(Saved entries)
_ _ _ _ _ _ _
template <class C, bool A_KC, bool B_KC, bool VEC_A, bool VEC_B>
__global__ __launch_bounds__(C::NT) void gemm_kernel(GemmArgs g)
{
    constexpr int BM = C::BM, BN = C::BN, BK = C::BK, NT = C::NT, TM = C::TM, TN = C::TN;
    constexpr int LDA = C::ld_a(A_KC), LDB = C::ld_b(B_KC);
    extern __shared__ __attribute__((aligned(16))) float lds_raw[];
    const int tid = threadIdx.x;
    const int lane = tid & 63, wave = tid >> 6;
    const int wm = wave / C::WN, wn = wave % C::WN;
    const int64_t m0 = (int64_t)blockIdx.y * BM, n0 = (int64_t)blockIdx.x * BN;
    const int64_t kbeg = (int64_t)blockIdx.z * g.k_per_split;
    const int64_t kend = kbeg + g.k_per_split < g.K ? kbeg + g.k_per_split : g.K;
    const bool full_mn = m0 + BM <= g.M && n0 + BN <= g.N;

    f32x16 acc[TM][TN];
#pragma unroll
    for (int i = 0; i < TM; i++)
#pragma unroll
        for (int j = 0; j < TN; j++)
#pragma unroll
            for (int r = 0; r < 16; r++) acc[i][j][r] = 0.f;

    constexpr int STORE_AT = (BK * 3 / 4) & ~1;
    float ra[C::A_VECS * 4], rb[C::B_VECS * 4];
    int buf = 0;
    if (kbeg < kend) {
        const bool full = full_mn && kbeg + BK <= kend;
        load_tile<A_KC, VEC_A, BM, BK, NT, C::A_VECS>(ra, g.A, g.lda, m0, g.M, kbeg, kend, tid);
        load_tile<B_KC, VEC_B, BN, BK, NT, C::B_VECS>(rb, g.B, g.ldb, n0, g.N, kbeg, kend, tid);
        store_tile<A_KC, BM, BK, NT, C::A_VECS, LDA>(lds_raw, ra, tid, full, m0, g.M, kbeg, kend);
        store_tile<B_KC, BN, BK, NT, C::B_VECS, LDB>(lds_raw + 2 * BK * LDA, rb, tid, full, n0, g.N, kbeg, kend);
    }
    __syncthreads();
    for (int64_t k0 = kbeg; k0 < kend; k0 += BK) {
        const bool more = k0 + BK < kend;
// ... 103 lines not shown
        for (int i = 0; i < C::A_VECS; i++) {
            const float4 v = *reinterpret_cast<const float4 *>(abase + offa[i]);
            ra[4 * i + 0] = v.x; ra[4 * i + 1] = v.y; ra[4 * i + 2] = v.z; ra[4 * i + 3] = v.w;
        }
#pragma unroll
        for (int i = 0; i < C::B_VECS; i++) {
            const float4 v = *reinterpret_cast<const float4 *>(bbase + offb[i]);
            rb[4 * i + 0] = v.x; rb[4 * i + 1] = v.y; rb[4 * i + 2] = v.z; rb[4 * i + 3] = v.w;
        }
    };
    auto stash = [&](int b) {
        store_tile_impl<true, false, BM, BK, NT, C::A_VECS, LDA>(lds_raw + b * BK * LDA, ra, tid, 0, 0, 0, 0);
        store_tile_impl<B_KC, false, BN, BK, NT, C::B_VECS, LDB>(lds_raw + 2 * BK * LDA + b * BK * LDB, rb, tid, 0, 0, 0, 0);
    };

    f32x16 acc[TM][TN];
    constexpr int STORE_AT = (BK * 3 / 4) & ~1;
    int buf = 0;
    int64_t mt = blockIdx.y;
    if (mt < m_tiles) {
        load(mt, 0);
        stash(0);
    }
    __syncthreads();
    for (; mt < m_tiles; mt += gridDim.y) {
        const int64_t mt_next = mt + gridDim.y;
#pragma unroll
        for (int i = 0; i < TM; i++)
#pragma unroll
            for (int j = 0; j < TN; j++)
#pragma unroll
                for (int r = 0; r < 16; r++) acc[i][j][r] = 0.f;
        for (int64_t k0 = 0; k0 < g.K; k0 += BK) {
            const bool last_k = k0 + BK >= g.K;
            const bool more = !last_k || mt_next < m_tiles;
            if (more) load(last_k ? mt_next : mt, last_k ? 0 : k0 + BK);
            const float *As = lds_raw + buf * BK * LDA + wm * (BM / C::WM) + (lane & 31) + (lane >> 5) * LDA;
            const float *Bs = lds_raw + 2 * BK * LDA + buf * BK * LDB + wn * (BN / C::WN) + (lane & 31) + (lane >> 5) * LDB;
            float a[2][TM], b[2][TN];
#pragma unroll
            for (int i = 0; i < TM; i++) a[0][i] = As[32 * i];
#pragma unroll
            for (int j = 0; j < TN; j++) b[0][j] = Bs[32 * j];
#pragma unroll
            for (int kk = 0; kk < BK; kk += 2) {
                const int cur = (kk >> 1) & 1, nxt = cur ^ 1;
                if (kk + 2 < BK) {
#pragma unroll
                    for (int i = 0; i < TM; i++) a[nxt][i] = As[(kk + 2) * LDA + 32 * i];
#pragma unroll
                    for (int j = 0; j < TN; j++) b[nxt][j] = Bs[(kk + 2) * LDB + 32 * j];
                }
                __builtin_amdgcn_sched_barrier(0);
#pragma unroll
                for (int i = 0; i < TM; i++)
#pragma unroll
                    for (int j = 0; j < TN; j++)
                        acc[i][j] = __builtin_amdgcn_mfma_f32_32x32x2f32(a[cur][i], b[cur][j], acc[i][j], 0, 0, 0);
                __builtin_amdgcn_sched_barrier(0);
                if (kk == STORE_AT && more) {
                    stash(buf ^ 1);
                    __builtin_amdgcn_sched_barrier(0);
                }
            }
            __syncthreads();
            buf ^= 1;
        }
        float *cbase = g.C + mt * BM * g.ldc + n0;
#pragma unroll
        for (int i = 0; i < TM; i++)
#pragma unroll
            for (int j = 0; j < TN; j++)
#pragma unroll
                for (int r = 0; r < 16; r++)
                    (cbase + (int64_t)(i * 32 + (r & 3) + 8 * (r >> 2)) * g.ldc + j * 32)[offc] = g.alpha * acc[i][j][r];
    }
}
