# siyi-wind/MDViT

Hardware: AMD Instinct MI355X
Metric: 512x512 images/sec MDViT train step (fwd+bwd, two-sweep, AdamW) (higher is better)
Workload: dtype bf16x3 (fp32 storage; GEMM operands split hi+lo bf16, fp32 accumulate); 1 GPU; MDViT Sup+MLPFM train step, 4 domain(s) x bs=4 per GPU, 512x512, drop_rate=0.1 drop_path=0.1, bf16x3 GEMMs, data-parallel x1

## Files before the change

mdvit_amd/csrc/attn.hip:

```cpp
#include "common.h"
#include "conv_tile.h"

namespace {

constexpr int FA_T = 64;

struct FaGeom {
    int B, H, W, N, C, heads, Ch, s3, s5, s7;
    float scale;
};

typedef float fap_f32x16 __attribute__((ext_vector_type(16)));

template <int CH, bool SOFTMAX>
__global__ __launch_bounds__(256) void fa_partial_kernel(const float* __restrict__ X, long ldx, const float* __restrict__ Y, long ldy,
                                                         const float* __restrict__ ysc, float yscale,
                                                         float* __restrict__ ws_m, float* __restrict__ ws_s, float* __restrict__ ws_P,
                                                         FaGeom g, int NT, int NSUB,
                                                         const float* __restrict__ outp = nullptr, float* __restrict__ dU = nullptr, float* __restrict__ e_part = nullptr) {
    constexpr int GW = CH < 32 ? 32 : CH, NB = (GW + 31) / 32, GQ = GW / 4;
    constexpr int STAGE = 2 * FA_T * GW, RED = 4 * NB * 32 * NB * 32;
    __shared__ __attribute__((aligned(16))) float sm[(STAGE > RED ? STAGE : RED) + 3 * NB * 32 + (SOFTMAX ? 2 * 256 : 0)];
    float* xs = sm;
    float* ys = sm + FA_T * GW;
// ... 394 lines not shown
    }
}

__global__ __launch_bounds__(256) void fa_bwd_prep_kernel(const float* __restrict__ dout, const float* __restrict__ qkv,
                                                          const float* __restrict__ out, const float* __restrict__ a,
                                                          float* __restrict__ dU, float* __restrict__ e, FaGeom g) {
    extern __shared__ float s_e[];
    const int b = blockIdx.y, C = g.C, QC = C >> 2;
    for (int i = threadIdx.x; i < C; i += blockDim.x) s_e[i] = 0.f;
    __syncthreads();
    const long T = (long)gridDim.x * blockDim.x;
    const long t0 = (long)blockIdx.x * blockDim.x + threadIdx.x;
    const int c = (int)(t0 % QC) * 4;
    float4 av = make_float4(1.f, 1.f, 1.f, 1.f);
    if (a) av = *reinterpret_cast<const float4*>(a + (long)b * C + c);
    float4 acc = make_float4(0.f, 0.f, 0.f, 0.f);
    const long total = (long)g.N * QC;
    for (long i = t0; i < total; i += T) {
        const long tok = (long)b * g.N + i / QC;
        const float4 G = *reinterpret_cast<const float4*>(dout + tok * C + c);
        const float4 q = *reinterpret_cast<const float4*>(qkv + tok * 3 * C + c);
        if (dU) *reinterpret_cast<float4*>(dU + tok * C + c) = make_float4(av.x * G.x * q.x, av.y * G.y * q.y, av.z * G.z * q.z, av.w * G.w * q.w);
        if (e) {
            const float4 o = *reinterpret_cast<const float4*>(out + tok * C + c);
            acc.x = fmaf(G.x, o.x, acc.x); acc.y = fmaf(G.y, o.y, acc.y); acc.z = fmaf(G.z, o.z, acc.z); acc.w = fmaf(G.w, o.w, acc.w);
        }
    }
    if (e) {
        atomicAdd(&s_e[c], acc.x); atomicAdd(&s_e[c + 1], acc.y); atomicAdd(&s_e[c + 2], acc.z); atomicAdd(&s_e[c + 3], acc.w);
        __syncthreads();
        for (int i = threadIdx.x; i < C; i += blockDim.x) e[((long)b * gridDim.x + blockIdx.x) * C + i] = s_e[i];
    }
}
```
_ _ _ _ _ _ _
• **TASK ITEM**: Working from the data above, extract solely the lines from the one containing "stash(buf ^ 1);" through the one containing "Metric: 512x512 images/sec", exactly as they appear, both included.

• **YOUR SOLUTION**:
                    stash(buf ^ 1);
                    __builtin_amdgcn_sched_barrier(0);
                }
            }
            __syncthreads();
            buf ^= 1;
        }
        float *cbase = g.C + mt * BM * g.ldc + n0;
#pragma unroll
        for (int i = 0; i < TM; i++)
#pragma unroll
            for (int j = 0; j < TN; j++)
#pragma unroll
                for (int r = 0; r < 16; r++)
                    (cbase + (int64_t)(i * 32 + (r & 3) + 8 * (r >> 2)) * g.ldc + j * 32)[offc] = g.alpha * acc[i][j][r];
    }
}
# siyi-wind/MDViT

Hardware: AMD Instinct MI355X
Metric: 512x512 images/sec MDViT train step (fwd+bwd, two-sweep, AdamW) (higher is better)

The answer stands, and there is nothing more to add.